*Problem to work on*.
Filter these entries, keeping only lines that hold the word "static".

[Dataset entries]
::::::::::

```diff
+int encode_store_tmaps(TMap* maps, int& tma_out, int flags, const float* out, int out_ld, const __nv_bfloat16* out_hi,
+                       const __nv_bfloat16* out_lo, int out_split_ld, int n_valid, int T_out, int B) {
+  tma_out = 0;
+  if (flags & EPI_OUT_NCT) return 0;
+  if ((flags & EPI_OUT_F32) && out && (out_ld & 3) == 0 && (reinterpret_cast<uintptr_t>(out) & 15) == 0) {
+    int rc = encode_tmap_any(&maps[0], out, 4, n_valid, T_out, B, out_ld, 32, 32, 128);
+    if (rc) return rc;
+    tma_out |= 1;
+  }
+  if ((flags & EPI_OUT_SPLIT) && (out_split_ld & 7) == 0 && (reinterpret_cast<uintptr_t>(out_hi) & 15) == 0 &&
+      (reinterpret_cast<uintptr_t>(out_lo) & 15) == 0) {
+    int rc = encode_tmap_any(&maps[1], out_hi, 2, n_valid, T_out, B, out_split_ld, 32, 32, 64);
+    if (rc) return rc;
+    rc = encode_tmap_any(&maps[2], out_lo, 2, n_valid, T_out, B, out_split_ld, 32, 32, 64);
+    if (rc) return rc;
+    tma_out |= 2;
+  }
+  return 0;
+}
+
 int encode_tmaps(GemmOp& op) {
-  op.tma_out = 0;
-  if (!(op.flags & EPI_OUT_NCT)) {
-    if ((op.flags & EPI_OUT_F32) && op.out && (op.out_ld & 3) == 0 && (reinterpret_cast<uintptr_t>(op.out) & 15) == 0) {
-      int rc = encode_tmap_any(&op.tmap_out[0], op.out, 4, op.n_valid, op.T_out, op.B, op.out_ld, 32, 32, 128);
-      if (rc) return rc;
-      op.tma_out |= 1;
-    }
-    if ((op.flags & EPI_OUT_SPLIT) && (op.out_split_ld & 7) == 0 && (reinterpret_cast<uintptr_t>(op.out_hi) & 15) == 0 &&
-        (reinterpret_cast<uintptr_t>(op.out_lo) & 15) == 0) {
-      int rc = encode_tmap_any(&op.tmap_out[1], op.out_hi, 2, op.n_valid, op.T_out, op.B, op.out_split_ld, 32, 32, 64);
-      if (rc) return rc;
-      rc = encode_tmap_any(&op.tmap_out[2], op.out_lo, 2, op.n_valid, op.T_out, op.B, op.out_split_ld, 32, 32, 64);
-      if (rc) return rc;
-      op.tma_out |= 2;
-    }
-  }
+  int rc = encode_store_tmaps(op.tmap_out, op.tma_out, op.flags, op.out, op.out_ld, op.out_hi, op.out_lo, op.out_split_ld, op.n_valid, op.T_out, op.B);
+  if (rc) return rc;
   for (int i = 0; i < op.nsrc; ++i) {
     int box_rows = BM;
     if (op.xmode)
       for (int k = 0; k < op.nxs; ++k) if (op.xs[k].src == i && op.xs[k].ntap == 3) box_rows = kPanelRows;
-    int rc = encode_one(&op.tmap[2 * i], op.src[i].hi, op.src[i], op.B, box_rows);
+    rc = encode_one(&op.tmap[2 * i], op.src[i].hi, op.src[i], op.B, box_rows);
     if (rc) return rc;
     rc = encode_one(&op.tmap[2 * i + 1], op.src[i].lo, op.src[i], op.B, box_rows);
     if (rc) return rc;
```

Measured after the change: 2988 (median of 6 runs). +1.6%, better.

::::::::::

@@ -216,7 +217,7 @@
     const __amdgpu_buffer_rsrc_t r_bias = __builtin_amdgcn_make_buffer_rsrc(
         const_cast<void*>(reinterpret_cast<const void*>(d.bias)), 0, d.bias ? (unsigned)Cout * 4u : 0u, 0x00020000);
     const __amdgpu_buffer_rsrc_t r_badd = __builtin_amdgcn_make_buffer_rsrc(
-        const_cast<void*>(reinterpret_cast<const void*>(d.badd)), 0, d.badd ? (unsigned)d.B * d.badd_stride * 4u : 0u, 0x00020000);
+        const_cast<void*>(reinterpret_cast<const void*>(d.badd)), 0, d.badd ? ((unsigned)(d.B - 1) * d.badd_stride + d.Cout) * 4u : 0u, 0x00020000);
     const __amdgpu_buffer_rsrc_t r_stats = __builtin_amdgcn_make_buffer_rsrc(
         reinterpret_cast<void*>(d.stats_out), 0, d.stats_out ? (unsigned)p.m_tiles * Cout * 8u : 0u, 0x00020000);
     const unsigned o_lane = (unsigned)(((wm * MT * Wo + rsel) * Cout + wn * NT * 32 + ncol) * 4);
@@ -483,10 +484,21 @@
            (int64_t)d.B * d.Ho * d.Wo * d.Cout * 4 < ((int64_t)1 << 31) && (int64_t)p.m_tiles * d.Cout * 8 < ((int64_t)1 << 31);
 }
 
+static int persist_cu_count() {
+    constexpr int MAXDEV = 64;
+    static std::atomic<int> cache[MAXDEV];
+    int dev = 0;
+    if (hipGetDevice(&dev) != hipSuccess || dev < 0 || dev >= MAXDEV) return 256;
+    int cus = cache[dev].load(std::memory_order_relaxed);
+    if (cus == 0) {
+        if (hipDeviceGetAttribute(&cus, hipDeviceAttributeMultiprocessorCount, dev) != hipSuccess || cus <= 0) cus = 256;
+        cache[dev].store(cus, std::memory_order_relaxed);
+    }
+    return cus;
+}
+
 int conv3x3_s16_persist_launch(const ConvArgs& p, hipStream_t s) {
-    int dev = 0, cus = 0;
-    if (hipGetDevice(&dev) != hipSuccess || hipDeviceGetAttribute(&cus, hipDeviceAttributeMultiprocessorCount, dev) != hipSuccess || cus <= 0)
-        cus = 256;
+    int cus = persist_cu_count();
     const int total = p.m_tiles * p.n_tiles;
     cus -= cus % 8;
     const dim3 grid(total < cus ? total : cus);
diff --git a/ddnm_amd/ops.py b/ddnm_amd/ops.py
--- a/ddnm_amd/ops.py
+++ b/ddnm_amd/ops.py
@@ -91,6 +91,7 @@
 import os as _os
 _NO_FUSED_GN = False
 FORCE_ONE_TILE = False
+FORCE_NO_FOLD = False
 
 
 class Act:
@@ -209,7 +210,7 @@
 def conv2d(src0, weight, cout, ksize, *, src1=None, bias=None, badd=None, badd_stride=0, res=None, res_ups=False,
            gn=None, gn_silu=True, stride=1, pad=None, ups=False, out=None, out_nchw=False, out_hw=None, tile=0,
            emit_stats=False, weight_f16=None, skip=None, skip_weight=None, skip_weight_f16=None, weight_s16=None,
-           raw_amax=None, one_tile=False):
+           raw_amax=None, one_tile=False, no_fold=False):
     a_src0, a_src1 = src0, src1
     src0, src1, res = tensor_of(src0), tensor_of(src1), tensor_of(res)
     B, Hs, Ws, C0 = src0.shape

::::::::::

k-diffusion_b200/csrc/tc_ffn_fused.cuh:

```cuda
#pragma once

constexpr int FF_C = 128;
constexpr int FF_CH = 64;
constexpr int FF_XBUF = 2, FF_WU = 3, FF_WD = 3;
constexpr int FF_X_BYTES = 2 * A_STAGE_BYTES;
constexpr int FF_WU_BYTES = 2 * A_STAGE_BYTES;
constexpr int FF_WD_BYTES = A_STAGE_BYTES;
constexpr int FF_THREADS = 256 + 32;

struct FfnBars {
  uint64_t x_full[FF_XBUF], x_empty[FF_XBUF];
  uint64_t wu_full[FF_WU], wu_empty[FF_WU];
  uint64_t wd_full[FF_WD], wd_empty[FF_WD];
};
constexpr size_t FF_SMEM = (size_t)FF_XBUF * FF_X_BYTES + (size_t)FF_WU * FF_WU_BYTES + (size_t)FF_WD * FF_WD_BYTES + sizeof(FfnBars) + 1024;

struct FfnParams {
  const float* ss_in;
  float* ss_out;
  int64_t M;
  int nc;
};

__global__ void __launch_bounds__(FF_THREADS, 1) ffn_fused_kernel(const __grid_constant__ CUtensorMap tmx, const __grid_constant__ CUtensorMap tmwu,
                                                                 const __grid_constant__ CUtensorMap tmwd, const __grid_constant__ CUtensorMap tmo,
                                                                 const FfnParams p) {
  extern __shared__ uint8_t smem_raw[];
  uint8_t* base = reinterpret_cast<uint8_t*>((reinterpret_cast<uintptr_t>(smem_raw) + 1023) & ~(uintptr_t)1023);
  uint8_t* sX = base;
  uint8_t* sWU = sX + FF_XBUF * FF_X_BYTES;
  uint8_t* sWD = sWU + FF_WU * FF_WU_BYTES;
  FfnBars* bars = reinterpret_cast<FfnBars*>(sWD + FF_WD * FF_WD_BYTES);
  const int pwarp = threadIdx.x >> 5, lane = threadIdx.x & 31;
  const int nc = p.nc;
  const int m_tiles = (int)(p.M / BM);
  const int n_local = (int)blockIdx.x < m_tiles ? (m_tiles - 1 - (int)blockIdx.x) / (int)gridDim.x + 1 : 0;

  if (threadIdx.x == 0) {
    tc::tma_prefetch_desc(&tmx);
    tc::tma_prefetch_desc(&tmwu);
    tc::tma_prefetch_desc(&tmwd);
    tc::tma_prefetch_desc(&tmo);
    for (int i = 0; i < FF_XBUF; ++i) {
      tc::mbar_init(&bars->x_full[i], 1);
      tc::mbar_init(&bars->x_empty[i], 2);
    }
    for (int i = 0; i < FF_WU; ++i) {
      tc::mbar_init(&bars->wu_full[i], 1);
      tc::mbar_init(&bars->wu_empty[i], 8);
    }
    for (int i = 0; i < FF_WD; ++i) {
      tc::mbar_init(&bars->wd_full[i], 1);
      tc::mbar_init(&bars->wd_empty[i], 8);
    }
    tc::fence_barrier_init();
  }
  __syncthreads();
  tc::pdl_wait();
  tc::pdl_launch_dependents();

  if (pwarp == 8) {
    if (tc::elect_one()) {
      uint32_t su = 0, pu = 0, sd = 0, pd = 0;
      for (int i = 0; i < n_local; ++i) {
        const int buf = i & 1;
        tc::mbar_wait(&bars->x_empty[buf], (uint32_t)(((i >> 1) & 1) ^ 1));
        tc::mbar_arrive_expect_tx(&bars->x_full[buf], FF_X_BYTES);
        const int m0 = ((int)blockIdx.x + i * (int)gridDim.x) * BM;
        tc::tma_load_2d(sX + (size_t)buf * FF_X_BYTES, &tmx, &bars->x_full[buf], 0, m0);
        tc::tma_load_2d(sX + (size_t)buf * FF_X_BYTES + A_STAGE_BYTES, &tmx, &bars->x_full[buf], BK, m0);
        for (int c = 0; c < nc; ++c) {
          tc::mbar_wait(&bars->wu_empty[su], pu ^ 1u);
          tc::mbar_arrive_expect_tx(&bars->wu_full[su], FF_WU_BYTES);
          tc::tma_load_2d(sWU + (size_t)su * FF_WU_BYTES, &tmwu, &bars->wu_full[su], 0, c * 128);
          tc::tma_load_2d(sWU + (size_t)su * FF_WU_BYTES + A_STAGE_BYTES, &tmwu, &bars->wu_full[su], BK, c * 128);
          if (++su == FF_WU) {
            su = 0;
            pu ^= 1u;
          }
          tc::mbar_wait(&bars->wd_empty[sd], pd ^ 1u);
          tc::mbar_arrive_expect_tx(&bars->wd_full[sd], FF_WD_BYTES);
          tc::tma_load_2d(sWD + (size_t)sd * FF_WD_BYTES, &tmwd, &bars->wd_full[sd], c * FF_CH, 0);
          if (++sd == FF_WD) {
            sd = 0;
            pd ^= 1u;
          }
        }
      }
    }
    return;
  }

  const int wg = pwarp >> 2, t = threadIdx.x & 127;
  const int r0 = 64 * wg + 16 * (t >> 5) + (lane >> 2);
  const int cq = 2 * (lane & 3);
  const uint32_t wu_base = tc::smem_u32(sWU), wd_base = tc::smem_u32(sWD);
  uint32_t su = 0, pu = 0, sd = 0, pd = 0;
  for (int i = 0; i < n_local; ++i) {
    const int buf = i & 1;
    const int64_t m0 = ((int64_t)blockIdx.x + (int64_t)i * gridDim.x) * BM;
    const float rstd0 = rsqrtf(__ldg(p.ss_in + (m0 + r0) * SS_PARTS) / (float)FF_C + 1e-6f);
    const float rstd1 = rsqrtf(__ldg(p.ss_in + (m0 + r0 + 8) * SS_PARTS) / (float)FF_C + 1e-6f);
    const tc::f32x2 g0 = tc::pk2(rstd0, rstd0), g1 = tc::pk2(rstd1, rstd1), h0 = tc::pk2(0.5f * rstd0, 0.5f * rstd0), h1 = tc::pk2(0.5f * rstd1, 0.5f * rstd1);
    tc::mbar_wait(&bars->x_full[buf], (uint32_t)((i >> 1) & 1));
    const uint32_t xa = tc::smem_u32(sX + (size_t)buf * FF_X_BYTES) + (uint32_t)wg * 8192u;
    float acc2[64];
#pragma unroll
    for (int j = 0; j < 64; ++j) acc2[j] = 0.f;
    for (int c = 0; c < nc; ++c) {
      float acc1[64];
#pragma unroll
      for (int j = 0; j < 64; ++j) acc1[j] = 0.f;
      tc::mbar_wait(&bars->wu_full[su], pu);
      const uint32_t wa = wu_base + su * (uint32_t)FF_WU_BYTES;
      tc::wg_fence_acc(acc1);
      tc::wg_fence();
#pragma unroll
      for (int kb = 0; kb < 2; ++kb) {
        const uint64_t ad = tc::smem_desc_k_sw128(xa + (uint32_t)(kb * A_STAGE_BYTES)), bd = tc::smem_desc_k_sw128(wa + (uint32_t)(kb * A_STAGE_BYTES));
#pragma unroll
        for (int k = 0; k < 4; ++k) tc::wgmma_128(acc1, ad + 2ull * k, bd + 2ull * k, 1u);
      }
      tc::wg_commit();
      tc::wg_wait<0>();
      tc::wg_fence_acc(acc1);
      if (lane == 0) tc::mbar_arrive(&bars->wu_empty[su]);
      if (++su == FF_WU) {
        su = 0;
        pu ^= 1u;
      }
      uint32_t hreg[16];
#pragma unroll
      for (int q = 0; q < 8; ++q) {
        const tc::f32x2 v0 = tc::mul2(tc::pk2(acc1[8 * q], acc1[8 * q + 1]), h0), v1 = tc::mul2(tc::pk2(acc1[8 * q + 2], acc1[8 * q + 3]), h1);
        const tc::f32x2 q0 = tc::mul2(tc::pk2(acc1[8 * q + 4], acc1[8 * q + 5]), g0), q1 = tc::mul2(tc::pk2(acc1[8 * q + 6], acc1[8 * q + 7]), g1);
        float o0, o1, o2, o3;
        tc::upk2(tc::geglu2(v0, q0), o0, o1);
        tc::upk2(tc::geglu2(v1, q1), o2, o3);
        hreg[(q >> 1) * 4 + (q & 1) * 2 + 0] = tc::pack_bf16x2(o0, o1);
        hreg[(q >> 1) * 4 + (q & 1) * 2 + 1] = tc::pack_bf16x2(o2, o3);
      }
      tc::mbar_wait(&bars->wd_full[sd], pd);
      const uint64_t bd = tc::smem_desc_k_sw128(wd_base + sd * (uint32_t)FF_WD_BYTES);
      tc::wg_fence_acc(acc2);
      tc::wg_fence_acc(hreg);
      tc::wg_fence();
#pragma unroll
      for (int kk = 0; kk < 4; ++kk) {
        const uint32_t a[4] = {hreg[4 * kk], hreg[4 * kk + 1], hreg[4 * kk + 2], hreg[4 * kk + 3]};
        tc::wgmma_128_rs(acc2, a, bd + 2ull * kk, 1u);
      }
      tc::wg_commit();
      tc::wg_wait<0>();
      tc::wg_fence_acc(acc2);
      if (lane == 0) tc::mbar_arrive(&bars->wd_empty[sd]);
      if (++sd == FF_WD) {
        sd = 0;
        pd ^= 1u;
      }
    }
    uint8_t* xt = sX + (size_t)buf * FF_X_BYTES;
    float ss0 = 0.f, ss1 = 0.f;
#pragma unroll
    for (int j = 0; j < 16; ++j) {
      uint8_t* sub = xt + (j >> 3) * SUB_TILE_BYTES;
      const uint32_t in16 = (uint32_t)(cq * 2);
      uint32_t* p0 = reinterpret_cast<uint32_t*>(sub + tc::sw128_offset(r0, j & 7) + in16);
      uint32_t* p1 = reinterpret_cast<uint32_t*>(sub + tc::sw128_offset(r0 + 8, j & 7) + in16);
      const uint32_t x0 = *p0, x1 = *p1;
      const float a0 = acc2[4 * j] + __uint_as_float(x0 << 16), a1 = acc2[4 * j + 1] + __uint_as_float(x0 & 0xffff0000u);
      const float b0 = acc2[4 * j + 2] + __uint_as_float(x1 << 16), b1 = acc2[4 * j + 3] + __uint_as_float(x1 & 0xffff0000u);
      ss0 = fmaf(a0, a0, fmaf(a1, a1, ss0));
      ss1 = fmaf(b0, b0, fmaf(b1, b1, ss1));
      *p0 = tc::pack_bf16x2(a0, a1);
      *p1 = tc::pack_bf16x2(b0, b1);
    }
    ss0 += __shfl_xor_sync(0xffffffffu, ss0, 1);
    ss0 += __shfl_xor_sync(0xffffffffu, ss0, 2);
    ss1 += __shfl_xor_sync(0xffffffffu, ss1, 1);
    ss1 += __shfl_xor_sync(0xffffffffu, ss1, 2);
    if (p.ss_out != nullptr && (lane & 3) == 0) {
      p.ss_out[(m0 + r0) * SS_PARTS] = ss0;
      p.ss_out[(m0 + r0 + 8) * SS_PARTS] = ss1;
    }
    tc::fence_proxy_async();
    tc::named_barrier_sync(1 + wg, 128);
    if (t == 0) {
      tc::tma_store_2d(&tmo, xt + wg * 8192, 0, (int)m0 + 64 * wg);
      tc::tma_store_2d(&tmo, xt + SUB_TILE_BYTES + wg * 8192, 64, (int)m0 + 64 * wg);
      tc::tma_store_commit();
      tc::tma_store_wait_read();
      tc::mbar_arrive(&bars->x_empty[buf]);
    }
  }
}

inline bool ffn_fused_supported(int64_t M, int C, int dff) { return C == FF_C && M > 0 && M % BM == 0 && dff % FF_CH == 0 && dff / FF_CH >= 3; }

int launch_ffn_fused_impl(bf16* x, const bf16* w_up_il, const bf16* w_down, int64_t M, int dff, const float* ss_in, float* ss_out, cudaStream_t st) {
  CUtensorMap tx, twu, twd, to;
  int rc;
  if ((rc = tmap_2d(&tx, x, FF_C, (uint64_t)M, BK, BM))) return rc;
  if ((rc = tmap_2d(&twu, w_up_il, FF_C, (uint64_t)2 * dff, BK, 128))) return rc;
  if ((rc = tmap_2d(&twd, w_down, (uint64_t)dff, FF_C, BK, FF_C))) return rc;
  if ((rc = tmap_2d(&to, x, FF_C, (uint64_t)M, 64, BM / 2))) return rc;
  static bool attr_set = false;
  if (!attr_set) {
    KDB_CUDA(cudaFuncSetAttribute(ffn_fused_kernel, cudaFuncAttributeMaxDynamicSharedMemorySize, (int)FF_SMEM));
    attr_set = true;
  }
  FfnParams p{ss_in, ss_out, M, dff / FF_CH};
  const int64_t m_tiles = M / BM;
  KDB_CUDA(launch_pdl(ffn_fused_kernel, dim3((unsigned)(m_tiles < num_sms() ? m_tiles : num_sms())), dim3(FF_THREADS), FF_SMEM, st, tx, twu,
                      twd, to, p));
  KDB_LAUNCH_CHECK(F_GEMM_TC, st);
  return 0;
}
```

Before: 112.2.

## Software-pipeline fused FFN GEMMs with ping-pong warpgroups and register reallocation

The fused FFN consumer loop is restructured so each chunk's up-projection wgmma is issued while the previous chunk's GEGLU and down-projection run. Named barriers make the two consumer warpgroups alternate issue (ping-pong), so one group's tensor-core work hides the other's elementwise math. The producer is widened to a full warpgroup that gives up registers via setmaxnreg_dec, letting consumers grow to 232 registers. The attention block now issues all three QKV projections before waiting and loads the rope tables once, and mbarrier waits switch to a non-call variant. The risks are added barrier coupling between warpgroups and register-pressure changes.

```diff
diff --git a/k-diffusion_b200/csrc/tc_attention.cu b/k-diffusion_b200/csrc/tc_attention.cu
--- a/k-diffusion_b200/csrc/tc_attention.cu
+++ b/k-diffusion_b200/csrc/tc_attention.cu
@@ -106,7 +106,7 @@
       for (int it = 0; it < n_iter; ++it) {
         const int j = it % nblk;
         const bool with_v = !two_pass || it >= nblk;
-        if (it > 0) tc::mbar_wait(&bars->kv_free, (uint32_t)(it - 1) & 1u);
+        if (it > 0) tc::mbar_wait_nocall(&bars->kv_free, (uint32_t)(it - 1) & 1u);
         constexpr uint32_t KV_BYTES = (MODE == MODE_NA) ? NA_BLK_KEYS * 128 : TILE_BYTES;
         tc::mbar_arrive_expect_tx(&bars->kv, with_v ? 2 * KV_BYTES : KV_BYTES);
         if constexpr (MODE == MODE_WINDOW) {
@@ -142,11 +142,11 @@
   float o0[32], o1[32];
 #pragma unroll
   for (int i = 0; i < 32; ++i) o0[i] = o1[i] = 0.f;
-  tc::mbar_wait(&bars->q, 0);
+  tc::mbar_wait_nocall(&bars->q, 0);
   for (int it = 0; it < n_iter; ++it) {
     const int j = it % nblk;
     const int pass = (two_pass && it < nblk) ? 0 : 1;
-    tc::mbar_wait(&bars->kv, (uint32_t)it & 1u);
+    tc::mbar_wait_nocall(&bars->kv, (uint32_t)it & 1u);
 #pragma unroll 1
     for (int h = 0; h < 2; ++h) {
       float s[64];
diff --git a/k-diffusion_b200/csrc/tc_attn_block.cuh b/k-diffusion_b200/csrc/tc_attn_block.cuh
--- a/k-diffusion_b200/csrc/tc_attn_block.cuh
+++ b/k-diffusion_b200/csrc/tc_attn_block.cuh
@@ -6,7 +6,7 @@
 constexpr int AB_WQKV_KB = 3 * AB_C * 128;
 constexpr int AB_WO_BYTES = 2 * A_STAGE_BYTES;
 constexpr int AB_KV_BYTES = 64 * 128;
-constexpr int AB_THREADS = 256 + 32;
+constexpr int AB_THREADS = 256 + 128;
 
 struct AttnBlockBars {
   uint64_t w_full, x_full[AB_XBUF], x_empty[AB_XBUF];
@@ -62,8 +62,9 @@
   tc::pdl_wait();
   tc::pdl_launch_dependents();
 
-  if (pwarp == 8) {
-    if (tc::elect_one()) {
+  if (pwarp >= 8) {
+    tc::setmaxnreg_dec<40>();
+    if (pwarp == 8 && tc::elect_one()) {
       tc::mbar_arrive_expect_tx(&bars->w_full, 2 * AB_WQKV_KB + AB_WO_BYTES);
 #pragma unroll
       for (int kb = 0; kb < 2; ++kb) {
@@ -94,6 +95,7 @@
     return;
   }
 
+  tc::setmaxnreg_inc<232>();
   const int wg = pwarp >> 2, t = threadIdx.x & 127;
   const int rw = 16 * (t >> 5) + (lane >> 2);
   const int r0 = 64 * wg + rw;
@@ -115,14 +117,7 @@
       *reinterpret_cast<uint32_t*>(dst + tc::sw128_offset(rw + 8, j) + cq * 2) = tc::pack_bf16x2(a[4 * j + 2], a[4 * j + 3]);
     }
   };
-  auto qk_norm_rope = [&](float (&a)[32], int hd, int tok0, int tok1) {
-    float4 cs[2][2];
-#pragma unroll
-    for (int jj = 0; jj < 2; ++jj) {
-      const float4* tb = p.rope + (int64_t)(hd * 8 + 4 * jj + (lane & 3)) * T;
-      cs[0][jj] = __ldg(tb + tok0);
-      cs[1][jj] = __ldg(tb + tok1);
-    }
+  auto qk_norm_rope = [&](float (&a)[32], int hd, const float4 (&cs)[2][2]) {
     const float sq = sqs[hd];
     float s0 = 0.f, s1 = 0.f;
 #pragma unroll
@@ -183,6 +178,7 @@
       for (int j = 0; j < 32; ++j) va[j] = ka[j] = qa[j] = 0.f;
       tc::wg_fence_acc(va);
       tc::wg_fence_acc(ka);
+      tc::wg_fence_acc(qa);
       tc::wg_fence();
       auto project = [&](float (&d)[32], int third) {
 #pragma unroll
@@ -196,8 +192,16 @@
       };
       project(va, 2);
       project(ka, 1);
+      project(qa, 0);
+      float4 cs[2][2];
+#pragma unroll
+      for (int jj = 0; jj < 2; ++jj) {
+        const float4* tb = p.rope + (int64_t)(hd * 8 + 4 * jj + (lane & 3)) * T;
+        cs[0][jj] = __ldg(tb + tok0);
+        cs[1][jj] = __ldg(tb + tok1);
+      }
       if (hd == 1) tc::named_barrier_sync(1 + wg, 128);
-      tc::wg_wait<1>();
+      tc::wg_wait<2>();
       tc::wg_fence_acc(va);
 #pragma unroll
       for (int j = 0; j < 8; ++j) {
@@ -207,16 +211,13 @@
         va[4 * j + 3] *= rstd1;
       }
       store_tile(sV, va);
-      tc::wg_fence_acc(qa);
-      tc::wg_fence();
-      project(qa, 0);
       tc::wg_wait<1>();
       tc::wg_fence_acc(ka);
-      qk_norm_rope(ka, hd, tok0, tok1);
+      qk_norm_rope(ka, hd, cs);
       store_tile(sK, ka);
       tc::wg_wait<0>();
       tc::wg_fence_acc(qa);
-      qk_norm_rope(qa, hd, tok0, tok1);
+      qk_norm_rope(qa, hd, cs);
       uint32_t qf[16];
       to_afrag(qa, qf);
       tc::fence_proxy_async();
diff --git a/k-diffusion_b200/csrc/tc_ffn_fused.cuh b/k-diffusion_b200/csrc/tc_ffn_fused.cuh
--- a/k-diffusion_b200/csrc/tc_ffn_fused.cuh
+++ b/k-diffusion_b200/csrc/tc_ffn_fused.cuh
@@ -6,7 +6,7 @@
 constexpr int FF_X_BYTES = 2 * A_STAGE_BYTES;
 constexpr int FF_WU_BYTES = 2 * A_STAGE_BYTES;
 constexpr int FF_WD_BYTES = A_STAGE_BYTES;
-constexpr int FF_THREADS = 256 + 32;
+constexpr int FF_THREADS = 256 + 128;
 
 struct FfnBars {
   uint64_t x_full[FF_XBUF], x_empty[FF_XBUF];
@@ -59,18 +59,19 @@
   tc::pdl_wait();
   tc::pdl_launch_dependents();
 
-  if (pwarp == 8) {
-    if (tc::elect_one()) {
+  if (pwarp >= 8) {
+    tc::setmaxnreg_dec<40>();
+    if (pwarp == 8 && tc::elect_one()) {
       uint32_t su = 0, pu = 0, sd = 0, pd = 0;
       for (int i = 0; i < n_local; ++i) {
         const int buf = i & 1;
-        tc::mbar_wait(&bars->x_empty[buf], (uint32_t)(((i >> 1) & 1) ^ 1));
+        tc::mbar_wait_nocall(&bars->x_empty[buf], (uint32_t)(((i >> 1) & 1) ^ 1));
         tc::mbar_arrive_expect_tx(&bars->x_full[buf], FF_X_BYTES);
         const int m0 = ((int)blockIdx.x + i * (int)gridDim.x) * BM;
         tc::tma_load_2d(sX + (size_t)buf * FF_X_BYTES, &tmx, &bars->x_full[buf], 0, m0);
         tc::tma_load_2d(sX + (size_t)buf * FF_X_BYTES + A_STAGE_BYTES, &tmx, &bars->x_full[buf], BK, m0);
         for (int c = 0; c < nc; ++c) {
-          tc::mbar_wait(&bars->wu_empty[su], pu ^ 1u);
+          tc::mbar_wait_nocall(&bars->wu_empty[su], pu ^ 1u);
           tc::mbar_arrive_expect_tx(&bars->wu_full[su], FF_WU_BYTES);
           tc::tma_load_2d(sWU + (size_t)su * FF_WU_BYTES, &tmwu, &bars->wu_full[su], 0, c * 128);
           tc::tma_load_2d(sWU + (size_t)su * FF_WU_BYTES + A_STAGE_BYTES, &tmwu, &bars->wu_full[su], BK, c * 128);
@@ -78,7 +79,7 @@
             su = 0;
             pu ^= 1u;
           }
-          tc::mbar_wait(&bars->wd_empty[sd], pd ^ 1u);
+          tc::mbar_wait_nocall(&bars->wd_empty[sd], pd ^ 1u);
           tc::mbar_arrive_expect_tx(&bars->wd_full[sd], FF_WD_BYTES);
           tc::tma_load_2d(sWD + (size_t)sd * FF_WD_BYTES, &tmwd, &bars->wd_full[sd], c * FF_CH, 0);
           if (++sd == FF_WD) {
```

::::::::::

*Solution for this exercise*.
+static int persist_cu_count() {
+    static std::atomic<int> cache[MAXDEV];
  static bool attr_set = false;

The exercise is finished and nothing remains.